Problem to work on
Within the listing below, filter for "gridDim" and copy every matching line.

------ Given data ------

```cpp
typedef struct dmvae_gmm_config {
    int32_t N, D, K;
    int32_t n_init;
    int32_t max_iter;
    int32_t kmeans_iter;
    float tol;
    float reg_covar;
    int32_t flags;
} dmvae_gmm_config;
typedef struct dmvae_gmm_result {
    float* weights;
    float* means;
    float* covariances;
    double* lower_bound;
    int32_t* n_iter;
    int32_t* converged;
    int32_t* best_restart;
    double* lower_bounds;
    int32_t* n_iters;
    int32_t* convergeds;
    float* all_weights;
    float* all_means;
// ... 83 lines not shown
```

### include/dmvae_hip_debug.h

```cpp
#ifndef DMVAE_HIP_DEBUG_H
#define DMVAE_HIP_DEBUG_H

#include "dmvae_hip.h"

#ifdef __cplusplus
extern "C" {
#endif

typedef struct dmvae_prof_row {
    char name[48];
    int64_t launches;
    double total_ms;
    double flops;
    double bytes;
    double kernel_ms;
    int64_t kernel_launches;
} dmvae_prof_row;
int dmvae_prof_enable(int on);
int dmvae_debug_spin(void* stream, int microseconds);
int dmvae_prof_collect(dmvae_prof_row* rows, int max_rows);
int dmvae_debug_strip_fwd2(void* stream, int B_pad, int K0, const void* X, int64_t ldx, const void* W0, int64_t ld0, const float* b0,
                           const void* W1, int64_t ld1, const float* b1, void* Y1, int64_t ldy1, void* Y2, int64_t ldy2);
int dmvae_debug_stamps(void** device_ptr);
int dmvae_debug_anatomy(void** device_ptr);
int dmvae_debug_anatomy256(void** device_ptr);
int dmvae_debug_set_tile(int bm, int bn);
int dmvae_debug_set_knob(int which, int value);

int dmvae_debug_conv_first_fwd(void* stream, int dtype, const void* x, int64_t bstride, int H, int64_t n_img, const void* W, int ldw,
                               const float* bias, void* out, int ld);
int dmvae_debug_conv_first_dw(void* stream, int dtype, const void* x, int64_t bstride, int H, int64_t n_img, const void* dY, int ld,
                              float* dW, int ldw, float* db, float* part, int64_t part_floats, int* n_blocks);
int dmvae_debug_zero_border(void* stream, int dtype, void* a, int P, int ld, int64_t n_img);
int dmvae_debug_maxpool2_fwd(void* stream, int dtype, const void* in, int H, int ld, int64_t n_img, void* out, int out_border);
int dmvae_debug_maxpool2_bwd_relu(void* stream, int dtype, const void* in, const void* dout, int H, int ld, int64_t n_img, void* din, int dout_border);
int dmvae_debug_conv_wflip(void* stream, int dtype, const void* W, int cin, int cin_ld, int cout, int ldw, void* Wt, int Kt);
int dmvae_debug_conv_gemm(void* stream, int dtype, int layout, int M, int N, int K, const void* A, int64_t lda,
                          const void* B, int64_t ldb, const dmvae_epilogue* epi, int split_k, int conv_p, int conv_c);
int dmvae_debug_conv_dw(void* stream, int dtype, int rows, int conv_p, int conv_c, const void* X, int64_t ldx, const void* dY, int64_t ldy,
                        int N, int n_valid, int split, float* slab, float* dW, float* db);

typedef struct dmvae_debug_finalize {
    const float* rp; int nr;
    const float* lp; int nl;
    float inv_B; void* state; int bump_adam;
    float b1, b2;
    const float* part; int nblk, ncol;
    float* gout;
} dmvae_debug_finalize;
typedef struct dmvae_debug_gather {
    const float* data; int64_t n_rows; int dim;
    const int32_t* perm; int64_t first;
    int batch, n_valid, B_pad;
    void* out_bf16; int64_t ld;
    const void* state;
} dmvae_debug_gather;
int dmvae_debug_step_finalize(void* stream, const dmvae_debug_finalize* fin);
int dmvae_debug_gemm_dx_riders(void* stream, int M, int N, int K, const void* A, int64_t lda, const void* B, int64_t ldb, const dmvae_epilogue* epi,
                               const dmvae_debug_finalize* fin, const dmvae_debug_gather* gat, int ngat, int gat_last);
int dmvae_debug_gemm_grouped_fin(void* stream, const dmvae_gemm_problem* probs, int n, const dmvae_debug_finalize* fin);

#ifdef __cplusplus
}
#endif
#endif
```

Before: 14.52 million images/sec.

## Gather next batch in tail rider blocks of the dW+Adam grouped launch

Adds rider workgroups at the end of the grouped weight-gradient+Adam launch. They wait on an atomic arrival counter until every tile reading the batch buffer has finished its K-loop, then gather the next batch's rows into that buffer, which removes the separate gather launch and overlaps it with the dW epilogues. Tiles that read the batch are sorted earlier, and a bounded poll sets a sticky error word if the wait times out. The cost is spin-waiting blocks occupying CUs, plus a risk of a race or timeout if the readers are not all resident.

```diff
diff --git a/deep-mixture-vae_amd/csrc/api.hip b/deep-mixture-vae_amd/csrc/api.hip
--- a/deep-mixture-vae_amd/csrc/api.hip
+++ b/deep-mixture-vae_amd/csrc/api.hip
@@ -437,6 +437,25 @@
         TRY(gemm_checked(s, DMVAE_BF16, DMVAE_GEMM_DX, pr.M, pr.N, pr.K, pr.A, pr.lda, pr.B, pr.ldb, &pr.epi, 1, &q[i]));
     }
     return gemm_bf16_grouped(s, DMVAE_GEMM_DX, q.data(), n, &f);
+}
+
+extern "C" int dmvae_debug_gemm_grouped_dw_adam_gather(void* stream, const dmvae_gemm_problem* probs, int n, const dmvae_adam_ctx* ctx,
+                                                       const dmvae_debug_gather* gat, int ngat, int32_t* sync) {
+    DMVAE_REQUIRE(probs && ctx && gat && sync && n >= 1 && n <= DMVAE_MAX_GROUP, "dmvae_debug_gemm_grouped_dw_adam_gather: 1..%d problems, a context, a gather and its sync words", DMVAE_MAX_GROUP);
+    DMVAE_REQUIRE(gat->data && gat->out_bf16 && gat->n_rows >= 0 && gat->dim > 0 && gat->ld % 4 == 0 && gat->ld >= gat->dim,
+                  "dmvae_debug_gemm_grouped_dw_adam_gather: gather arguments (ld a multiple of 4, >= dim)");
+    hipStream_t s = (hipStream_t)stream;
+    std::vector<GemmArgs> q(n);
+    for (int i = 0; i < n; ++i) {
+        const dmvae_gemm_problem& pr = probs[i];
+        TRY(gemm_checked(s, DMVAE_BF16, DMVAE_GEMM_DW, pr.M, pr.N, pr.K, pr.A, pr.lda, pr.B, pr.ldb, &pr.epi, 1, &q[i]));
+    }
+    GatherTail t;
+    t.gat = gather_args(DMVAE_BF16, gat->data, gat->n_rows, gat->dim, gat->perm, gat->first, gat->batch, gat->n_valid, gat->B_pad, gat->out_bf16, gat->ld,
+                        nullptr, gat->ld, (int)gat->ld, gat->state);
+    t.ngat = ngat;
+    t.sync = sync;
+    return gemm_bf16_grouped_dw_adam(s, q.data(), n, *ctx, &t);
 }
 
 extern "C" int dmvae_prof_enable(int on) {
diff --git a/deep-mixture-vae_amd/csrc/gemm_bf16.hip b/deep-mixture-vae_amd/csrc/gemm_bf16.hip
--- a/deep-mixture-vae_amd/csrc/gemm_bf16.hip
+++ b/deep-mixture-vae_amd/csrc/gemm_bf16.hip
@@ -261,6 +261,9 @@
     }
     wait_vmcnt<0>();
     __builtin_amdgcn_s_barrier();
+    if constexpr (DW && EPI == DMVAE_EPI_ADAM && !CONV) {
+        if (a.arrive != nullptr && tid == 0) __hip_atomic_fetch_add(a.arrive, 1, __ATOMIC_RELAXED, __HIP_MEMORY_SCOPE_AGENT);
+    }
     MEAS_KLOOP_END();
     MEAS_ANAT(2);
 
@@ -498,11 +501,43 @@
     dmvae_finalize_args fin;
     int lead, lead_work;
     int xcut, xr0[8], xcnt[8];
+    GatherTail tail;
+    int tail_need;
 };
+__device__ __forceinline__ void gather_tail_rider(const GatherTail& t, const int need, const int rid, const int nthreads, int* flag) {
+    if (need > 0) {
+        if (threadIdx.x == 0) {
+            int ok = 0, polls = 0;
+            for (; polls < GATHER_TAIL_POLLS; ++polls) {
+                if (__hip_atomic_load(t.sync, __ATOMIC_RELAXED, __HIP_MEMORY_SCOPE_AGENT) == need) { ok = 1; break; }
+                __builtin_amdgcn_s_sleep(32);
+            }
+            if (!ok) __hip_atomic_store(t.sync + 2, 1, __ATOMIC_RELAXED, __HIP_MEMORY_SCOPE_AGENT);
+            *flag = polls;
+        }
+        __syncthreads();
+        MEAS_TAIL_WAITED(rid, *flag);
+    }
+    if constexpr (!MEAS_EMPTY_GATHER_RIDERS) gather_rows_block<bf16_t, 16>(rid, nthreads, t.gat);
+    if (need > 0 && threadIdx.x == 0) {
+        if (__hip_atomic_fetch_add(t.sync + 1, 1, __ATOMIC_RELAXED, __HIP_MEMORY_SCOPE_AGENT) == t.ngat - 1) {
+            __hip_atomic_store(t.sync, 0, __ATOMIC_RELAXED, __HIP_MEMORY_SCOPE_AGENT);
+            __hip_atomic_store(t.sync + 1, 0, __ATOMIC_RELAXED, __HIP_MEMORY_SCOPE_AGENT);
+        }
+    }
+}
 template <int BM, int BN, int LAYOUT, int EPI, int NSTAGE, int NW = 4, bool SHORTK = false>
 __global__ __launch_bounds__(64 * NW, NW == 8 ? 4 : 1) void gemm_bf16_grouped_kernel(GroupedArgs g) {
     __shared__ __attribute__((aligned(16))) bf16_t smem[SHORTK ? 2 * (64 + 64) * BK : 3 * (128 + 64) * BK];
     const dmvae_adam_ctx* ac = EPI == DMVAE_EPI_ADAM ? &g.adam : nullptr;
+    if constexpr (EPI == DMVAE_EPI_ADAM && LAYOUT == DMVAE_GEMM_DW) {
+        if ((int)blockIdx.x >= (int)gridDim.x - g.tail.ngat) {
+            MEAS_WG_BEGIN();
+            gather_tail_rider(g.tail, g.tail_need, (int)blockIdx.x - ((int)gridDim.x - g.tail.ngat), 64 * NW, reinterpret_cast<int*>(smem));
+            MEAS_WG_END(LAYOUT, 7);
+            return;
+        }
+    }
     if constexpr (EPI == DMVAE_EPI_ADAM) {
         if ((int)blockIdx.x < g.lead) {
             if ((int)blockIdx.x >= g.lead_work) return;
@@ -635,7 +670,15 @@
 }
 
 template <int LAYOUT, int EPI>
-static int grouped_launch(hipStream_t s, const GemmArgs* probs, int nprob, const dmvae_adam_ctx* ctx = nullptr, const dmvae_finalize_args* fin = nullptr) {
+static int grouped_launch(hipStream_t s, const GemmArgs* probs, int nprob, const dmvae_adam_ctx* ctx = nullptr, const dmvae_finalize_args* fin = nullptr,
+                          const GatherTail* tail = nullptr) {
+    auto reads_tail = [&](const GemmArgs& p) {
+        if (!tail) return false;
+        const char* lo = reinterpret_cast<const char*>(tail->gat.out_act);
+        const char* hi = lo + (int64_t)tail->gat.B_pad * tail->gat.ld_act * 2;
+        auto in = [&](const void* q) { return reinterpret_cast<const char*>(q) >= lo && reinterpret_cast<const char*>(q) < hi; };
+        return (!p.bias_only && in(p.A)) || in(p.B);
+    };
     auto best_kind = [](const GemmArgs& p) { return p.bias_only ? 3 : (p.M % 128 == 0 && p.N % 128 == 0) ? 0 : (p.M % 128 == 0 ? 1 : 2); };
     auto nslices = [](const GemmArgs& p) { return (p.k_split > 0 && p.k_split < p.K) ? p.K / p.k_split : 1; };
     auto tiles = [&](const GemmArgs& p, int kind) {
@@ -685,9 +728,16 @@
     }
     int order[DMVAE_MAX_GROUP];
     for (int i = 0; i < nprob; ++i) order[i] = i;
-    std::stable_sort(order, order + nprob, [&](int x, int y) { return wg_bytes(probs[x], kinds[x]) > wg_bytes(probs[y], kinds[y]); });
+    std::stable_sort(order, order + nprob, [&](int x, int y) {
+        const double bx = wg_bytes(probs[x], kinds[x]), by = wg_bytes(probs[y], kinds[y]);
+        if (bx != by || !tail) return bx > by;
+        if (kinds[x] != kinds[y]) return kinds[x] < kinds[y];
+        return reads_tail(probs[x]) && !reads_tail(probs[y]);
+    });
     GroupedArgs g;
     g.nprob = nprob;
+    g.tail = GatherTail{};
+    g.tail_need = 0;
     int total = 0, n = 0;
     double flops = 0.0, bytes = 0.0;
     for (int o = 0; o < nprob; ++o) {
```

------

Your response
+        if ((int)blockIdx.x >= (int)gridDim.x - g.tail.ngat) {
+            gather_tail_rider(g.tail, g.tail_need, (int)blockIdx.x - ((int)gridDim.x - g.tail.ngat), 64 * NW, reinterpret_cast<int*>(smem));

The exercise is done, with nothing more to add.